The answer must be every record below, repeated exactly.

═══ Provided material

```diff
+            DISPATCH_BR(m, hipLaunchKernelGGL((strip_desc_kernel<HOMV, BRV>), dim3(gd), dim3(NT), 0, st, pp, d_text, n, own_end,  \
+                               head_open, (const uint32_t *)m->d_tile, ntiles, (uint4 *)m->d_buf[0], desc_cap, pl.c_log,     \
+                               (unsigned long long *)nullptr, lng, d_hom, m->qmap_cur))
+            switch (hom) {
+                case 1: TSX_DESC(1); break;
+                case 2: TSX_DESC(2); break;
+                default: TSX_DESC(0); break;
+            }
+#undef TSX_DESC
             HIP_TRY(hipGetLastError());
             if (lds > ((size_t)80 << 10)) {
                 DISPATCH_CANON(m, hipLaunchKernelGGL((walk_part_kernel<1024, CANV>), dim3(pl.G1), dim3(1024), lds, st, pp,
                                    (const uint4 *)m->d_buf[0], desc_cap,
                                    (const unsigned long long *)pl.c_log, (uint32_t)gdreg, pl.buf1, pl.cap1, pl.c_l1, pl.nb1,
                                    (uint32_t)(p.l - pl.b1), m->d_ovq + (size_t)nq2 * OVQ_CAP, m->d_ovq_cnt + nq2, OVQ_CAP,
-                                   (uint64_t)0, 0u, pl.G1, 0, (unsigned long long *)nullptr, lng, 1u));
+                                   (uint64_t)0, 0u, pl.G1, wflags, (unsigned long long *)nullptr, lng, 1u,
+                                   (const unsigned long long *)d_hom));
             } else {
                 DISPATCH_CANON(m, hipLaunchKernelGGL((walk_part_kernel<SP_NT, CANV>), dim3(pl.G1), dim3(SP_NT), lds, st, pp,
                                    (const uint4 *)m->d_buf[0], desc_cap,
                                    (const unsigned long long *)pl.c_log, (uint32_t)gdreg, pl.buf1, pl.cap1, pl.c_l1, pl.nb1,
                                    (uint32_t)(p.l - pl.b1), m->d_ovq + (size_t)nq2 * OVQ_CAP, m->d_ovq_cnt + nq2, OVQ_CAP,
-                                   (uint64_t)0, 0u, pl.G1, 0, (unsigned long long *)nullptr, lng, 1u));
+                                   (uint64_t)0, 0u, pl.G1, wflags, (unsigned long long *)nullptr, lng, 1u,
+                                   (const unsigned long long *)d_hom));
             }
         }
     } else if (p.wk == 1) {
@@ -1147,7 +1161,7 @@
             m->desc_cnt_entries = have;
             if (rc != TSX_HIP_OK) return rc;
         }
-        DISPATCH_BR(m, hipLaunchKernelGGL((strip_desc_kernel<false, BRV>), dim3(gd), dim3(NT), 0, st, pp, d_text, n, own_end,
+        DISPATCH_BR(m, hipLaunchKernelGGL((strip_desc_kernel<0, BRV>), dim3(gd), dim3(NT), 0, st, pp, d_text, n, own_end,
                            head_open, (const uint32_t *)m->d_tile, ntiles, (uint4 *)m->d_buf[1], desc_cap, m->d_desc_cnt,
                            (unsigned long long *)nullptr, 0, (unsigned long long *)nullptr, m->qmap_cur));
         HIP_TRY(hipGetLastError());
```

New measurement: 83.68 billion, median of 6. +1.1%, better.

══════

Task solution:
```diff
+            DISPATCH_BR(m, hipLaunchKernelGGL((strip_desc_kernel<HOMV, BRV>), dim3(gd), dim3(NT), 0, st, pp, d_text, n, own_end,  \
+                               head_open, (const uint32_t *)m->d_tile, ntiles, (uint4 *)m->d_buf[0], desc_cap, pl.c_log,     \
+                               (unsigned long long *)nullptr, lng, d_hom, m->qmap_cur))
+            switch (hom) {
+                case 1: TSX_DESC(1); break;
+                case 2: TSX_DESC(2); break;
+                default: TSX_DESC(0); break;
+            }
+#undef TSX_DESC
             HIP_TRY(hipGetLastError());
             if (lds > ((size_t)80 << 10)) {
                 DISPATCH_CANON(m, hipLaunchKernelGGL((walk_part_kernel<1024, CANV>), dim3(pl.G1), dim3(1024), lds, st, pp,
                                    (const uint4 *)m->d_buf[0], desc_cap,
                                    (const unsigned long long *)pl.c_log, (uint32_t)gdreg, pl.buf1, pl.cap1, pl.c_l1, pl.nb1,
                                    (uint32_t)(p.l - pl.b1), m->d_ovq + (size_t)nq2 * OVQ_CAP, m->d_ovq_cnt + nq2, OVQ_CAP,
-                                   (uint64_t)0, 0u, pl.G1, 0, (unsigned long long *)nullptr, lng, 1u));
+                                   (uint64_t)0, 0u, pl.G1, wflags, (unsigned long long *)nullptr, lng, 1u,
+                                   (const unsigned long long *)d_hom));
             } else {
                 DISPATCH_CANON(m, hipLaunchKernelGGL((walk_part_kernel<SP_NT, CANV>), dim3(pl.G1), dim3(SP_NT), lds, st, pp,
                                    (const uint4 *)m->d_buf[0], desc_cap,
                                    (const unsigned long long *)pl.c_log, (uint32_t)gdreg, pl.buf1, pl.cap1, pl.c_l1, pl.nb1,
                                    (uint32_t)(p.l - pl.b1), m->d_ovq + (size_t)nq2 * OVQ_CAP, m->d_ovq_cnt + nq2, OVQ_CAP,
-                                   (uint64_t)0, 0u, pl.G1, 0, (unsigned long long *)nullptr, lng, 1u));
+                                   (uint64_t)0, 0u, pl.G1, wflags, (unsigned long long *)nullptr, lng, 1u,
+                                   (const unsigned long long *)d_hom));
             }
         }
     } else if (p.wk == 1) {
@@ -1147,7 +1161,7 @@
             m->desc_cnt_entries = have;
             if (rc != TSX_HIP_OK) return rc;
         }
-        DISPATCH_BR(m, hipLaunchKernelGGL((strip_desc_kernel<false, BRV>), dim3(gd), dim3(NT), 0, st, pp, d_text, n, own_end,
+        DISPATCH_BR(m, hipLaunchKernelGGL((strip_desc_kernel<0, BRV>), dim3(gd), dim3(NT), 0, st, pp, d_text, n, own_end,
                            head_open, (const uint32_t *)m->d_tile, ntiles, (uint4 *)m->d_buf[1], desc_cap, m->d_desc_cnt,
                            (unsigned long long *)nullptr, 0, (unsigned long long *)nullptr, m->qmap_cur));
         HIP_TRY(hipGetLastError());
```

New measurement: 83.68 billion, median of 6. +1.1%, better.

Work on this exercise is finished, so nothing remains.